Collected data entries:
--------------------------------------------------
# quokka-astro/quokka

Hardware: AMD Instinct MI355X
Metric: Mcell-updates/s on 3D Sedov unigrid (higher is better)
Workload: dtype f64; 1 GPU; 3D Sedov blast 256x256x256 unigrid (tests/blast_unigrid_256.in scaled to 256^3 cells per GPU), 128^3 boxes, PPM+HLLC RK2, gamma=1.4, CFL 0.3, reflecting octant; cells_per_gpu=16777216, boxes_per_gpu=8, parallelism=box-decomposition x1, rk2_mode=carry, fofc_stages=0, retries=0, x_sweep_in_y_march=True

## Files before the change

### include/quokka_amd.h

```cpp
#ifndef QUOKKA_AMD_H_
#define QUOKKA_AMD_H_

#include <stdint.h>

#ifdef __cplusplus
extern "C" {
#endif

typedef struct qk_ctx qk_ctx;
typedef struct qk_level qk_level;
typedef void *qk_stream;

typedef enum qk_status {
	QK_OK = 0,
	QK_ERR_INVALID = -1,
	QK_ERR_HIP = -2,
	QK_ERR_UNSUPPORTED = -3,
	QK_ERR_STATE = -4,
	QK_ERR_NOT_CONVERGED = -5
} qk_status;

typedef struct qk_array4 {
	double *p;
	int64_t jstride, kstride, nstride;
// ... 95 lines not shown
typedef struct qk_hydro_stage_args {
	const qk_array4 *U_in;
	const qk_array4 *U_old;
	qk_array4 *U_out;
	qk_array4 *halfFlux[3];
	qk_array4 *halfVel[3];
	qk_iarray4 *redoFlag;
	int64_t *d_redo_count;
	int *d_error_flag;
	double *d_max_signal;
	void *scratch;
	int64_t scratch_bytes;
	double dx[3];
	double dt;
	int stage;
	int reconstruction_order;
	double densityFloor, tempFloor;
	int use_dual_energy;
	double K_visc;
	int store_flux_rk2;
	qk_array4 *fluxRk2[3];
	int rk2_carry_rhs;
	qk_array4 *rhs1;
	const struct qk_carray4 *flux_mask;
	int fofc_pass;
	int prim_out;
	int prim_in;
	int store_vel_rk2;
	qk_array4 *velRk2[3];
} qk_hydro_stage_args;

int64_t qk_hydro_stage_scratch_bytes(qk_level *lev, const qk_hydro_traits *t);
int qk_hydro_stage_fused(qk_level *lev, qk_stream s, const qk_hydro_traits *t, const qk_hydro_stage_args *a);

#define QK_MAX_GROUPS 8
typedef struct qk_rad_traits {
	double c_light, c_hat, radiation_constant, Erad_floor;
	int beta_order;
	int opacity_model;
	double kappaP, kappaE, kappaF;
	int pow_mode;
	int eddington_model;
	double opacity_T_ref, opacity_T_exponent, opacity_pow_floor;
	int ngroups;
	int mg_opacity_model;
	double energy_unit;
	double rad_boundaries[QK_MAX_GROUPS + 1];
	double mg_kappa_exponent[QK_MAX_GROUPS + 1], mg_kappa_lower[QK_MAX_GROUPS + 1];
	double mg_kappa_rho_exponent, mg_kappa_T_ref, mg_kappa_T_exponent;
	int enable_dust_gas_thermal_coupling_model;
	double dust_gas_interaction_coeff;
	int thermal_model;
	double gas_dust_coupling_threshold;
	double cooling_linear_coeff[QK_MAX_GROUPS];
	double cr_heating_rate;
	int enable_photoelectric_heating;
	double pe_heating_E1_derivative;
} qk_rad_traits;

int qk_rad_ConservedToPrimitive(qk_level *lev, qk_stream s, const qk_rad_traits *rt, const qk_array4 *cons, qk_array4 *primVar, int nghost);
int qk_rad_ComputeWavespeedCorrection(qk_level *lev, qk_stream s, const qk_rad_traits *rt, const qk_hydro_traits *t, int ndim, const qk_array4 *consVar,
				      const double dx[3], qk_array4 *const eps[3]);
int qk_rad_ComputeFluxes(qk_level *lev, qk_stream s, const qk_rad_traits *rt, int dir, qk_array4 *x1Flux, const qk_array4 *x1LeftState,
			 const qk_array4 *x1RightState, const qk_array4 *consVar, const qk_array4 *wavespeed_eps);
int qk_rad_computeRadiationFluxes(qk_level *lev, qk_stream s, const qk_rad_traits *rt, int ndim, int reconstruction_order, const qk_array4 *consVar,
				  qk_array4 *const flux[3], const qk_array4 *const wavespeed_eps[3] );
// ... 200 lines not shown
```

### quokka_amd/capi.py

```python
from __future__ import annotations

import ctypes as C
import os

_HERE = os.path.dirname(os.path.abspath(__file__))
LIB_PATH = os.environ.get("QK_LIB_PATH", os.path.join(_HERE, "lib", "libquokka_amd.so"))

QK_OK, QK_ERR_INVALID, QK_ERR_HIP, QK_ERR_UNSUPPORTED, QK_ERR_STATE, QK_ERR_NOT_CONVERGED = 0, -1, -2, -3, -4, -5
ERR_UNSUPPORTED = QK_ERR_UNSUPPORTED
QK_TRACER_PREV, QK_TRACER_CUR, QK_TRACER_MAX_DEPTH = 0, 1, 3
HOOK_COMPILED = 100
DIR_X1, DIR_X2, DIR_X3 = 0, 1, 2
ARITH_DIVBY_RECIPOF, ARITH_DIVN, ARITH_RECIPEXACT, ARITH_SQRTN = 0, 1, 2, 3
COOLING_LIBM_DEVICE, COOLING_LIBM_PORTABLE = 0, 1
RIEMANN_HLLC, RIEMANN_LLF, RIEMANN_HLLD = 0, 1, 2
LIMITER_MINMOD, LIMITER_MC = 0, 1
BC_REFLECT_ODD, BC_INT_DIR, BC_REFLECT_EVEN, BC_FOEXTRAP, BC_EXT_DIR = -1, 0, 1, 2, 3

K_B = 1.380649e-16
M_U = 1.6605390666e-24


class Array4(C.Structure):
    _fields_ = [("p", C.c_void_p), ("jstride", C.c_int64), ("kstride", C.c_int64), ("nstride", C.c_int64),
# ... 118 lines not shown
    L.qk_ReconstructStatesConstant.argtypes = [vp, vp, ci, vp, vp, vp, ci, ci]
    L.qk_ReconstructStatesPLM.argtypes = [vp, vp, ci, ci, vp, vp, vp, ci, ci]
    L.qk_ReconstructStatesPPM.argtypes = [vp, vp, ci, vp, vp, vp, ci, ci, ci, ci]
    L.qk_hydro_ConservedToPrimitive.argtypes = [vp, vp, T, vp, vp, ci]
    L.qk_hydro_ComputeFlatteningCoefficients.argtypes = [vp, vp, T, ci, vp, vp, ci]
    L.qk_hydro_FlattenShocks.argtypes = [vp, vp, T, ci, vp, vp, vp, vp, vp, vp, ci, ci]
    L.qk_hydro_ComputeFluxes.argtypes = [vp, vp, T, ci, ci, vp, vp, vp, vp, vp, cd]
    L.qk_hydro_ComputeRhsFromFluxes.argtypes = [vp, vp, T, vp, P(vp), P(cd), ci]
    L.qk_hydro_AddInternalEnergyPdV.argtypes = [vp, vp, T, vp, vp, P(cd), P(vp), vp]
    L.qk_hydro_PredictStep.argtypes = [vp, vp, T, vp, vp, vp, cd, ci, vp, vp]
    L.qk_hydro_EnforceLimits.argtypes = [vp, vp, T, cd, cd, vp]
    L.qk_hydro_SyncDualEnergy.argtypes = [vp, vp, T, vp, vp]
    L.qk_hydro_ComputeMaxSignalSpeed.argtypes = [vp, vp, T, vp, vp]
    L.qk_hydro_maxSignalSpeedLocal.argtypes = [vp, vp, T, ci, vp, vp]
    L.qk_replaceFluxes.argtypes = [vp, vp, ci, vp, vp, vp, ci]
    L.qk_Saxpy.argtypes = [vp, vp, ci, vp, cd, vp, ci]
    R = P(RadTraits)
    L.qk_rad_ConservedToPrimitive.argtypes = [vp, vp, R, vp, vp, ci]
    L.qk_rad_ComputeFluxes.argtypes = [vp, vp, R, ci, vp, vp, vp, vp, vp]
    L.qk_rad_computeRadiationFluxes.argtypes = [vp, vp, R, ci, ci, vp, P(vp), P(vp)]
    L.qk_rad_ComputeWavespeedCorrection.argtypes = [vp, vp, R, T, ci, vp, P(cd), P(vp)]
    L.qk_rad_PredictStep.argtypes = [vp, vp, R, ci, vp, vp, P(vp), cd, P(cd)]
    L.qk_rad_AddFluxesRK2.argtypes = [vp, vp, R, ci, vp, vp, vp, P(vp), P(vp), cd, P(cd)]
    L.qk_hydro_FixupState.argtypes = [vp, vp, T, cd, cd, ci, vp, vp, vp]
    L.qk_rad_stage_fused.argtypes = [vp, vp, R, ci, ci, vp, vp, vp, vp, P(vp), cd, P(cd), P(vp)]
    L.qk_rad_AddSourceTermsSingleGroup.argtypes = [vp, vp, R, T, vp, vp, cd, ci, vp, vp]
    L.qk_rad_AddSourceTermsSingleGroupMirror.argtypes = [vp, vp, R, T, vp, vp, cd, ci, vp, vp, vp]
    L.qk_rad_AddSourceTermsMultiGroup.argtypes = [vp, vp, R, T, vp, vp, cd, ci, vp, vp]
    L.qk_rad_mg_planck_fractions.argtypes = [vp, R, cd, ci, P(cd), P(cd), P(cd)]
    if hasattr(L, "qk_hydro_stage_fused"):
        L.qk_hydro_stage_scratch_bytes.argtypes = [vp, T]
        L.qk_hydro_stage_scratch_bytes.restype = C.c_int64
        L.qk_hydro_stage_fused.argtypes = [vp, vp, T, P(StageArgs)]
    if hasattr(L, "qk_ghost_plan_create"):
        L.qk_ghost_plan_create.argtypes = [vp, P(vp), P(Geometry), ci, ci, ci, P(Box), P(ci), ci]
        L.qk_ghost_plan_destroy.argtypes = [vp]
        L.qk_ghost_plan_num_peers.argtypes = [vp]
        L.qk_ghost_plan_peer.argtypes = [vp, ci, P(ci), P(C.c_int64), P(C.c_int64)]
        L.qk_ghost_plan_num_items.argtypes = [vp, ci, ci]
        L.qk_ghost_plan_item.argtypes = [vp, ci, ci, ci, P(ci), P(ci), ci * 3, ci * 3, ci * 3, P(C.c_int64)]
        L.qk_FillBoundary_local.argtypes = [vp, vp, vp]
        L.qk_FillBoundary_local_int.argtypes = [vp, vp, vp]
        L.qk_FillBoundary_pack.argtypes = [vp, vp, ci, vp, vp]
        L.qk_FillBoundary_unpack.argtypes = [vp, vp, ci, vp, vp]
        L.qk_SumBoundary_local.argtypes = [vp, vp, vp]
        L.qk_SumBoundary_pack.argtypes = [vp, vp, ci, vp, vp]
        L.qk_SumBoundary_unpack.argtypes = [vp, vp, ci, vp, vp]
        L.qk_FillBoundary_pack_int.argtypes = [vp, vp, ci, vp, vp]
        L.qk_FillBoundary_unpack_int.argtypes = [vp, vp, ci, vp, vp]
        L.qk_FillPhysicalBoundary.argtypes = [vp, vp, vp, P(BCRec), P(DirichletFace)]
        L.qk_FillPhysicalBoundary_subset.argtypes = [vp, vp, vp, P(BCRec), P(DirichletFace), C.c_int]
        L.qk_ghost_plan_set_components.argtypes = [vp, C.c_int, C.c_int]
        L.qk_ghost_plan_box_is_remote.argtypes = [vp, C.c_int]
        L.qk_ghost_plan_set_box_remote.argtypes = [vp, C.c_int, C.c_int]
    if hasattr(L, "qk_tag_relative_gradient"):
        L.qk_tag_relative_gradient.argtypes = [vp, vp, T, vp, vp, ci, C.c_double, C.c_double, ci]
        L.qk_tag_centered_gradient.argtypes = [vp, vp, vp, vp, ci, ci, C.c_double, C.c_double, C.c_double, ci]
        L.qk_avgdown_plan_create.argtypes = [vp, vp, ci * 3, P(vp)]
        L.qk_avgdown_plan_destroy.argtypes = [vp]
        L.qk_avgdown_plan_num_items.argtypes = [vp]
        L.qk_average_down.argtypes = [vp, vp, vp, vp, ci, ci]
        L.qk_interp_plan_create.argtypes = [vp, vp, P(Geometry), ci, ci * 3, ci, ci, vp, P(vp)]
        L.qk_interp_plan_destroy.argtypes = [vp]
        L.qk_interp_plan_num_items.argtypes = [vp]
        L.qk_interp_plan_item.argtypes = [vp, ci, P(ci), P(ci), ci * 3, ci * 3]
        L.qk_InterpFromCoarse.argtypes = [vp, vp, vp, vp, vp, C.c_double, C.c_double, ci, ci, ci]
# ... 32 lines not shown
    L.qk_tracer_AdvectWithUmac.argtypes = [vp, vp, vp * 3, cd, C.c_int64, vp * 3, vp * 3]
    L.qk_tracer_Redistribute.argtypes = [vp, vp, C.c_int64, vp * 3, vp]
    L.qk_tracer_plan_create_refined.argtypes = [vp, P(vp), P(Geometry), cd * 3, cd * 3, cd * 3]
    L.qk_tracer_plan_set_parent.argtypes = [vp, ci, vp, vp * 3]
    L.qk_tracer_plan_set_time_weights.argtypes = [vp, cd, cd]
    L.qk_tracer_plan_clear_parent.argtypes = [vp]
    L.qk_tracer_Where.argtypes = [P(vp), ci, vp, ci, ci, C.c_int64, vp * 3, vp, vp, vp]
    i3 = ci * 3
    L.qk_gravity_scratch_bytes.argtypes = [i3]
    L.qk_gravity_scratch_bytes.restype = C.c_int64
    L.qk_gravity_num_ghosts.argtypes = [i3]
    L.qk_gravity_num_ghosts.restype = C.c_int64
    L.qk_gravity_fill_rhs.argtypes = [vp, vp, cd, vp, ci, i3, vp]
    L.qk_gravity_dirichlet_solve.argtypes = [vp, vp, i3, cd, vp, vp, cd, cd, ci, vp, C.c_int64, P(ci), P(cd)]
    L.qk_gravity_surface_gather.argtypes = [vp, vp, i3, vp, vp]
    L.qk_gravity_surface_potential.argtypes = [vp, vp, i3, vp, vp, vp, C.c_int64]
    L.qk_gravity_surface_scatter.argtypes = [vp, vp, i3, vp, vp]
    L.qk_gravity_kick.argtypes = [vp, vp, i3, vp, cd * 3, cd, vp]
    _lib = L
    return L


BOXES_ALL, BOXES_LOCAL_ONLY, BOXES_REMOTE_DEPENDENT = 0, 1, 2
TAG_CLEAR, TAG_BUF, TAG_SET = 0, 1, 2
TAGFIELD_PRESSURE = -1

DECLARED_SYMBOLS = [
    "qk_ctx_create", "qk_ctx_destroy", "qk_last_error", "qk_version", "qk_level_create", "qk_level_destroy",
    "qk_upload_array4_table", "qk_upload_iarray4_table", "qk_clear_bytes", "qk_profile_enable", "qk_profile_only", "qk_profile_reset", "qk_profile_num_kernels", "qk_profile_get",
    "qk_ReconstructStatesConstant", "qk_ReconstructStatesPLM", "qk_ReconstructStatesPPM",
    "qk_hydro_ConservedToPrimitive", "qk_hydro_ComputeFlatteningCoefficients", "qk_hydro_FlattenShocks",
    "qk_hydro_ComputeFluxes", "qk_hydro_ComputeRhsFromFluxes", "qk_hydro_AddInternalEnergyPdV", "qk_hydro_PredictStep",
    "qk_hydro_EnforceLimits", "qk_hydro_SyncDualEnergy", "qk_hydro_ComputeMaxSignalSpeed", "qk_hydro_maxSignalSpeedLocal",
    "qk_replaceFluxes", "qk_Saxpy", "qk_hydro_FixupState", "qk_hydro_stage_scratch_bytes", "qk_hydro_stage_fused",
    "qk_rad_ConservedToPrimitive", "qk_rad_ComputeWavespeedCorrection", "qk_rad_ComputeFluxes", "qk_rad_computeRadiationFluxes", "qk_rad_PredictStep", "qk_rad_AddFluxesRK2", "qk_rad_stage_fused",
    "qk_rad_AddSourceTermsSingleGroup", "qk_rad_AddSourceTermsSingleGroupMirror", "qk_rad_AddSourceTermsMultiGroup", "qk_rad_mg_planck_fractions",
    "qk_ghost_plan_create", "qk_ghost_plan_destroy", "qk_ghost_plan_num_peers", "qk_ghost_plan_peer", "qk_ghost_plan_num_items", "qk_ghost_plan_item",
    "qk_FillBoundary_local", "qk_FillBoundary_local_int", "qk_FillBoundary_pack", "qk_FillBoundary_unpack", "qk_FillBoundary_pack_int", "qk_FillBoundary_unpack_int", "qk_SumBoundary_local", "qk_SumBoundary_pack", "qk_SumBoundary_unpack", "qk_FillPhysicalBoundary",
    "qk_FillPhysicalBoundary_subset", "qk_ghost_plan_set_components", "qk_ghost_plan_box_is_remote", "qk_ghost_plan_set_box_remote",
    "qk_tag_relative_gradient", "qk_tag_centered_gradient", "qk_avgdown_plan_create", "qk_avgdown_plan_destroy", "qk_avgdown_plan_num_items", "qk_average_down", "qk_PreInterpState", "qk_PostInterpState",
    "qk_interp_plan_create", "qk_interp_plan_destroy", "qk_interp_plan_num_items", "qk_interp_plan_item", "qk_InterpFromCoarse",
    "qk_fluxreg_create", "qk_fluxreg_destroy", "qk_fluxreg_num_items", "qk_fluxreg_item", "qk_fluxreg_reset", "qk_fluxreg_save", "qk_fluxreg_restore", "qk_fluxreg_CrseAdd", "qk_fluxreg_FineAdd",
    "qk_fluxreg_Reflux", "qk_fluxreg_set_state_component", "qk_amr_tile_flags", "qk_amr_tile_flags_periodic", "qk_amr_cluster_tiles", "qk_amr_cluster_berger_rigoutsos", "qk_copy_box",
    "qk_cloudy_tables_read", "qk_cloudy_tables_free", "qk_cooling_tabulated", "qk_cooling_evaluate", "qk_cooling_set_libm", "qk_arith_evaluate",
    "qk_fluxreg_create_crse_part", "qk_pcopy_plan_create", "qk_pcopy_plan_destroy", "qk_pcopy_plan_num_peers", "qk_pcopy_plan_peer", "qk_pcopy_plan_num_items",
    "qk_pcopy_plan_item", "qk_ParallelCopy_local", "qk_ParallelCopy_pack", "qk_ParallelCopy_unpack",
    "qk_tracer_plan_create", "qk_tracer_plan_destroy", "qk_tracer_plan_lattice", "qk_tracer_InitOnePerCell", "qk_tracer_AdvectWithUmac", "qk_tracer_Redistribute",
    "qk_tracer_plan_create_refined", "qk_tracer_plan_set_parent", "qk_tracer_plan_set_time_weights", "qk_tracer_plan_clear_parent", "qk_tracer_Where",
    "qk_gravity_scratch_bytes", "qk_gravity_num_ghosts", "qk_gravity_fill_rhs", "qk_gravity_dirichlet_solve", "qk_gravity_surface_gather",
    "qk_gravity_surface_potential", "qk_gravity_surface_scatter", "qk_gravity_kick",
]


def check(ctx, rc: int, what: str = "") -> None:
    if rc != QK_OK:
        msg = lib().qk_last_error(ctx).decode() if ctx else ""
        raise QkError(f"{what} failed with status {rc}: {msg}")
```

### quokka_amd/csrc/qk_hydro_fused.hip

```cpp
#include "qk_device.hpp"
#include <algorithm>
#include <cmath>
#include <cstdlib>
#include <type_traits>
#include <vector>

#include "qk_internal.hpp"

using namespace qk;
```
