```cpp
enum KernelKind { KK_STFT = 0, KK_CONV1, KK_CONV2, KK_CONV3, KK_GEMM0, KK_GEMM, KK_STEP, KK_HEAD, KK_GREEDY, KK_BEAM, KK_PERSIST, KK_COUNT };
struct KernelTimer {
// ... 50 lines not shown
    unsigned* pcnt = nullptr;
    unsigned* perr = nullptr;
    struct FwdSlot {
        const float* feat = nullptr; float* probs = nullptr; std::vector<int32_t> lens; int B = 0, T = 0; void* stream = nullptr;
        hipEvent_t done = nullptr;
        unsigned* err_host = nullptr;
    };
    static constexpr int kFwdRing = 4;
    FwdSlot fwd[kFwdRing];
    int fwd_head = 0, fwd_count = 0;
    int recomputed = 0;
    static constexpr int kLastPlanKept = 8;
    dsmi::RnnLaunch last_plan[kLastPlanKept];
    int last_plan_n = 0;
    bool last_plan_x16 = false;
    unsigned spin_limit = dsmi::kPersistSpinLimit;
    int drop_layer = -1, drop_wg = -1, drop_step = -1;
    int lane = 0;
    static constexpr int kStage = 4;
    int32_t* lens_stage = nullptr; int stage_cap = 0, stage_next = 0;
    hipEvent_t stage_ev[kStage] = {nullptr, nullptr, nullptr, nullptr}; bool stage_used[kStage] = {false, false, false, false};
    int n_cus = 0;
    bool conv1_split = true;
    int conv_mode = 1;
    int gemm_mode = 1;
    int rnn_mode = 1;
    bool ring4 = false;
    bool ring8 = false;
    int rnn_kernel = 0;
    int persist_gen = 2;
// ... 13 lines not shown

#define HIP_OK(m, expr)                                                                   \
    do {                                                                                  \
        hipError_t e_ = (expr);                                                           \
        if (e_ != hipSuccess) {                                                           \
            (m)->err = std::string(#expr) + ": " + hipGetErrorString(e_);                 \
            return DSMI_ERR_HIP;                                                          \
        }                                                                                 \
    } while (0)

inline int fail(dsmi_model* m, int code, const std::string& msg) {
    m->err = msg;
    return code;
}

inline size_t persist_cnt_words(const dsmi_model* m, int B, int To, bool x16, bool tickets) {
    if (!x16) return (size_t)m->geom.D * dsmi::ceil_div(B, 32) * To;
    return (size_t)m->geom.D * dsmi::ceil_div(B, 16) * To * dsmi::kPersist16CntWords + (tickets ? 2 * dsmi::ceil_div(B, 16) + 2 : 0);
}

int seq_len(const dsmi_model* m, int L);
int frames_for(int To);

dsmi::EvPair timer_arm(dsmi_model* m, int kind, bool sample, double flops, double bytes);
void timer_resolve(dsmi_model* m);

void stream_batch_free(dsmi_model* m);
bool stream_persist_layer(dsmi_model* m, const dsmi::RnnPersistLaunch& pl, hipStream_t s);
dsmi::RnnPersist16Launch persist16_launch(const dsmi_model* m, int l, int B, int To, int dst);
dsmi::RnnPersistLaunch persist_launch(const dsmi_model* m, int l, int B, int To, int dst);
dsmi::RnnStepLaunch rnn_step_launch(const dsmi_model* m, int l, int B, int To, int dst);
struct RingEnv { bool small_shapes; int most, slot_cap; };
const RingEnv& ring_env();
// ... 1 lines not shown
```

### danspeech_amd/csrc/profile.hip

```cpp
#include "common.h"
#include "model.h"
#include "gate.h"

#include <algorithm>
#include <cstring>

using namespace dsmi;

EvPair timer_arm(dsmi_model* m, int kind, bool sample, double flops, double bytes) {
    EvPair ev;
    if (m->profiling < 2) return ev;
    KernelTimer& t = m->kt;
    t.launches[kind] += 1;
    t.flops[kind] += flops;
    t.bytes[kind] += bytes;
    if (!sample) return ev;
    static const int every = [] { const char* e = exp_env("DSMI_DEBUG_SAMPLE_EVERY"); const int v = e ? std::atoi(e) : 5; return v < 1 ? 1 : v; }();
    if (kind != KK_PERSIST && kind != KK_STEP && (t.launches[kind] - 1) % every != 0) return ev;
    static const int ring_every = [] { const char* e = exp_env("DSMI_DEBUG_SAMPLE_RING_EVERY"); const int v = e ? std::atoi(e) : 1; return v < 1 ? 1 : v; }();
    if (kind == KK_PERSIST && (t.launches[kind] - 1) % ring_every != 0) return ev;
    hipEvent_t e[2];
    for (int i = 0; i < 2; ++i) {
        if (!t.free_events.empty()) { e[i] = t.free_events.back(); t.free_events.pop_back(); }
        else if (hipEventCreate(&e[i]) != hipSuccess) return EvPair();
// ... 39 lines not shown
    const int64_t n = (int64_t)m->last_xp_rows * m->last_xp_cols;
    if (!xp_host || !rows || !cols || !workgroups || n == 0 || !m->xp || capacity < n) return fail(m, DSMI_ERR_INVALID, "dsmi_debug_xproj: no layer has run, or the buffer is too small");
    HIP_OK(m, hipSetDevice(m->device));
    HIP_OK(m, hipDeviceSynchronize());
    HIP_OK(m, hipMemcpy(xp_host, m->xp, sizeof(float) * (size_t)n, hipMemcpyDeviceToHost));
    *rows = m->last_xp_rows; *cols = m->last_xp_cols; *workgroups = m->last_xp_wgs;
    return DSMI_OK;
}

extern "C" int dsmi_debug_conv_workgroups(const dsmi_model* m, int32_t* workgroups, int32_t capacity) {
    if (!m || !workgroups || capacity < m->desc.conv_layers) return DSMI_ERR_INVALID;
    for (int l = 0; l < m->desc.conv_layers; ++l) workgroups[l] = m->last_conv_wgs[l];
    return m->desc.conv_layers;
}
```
--------------------------------------------------
**Work instruction**
The lines needed run from the first line of the data through the line containing "Metric: Mcell-updates/s on"; give them again exactly and nothing else.

**Task response**
# quokka-astro/quokka

Hardware: AMD Instinct MI355X
Metric: Mcell-updates/s on 3D Sedov unigrid (higher is better)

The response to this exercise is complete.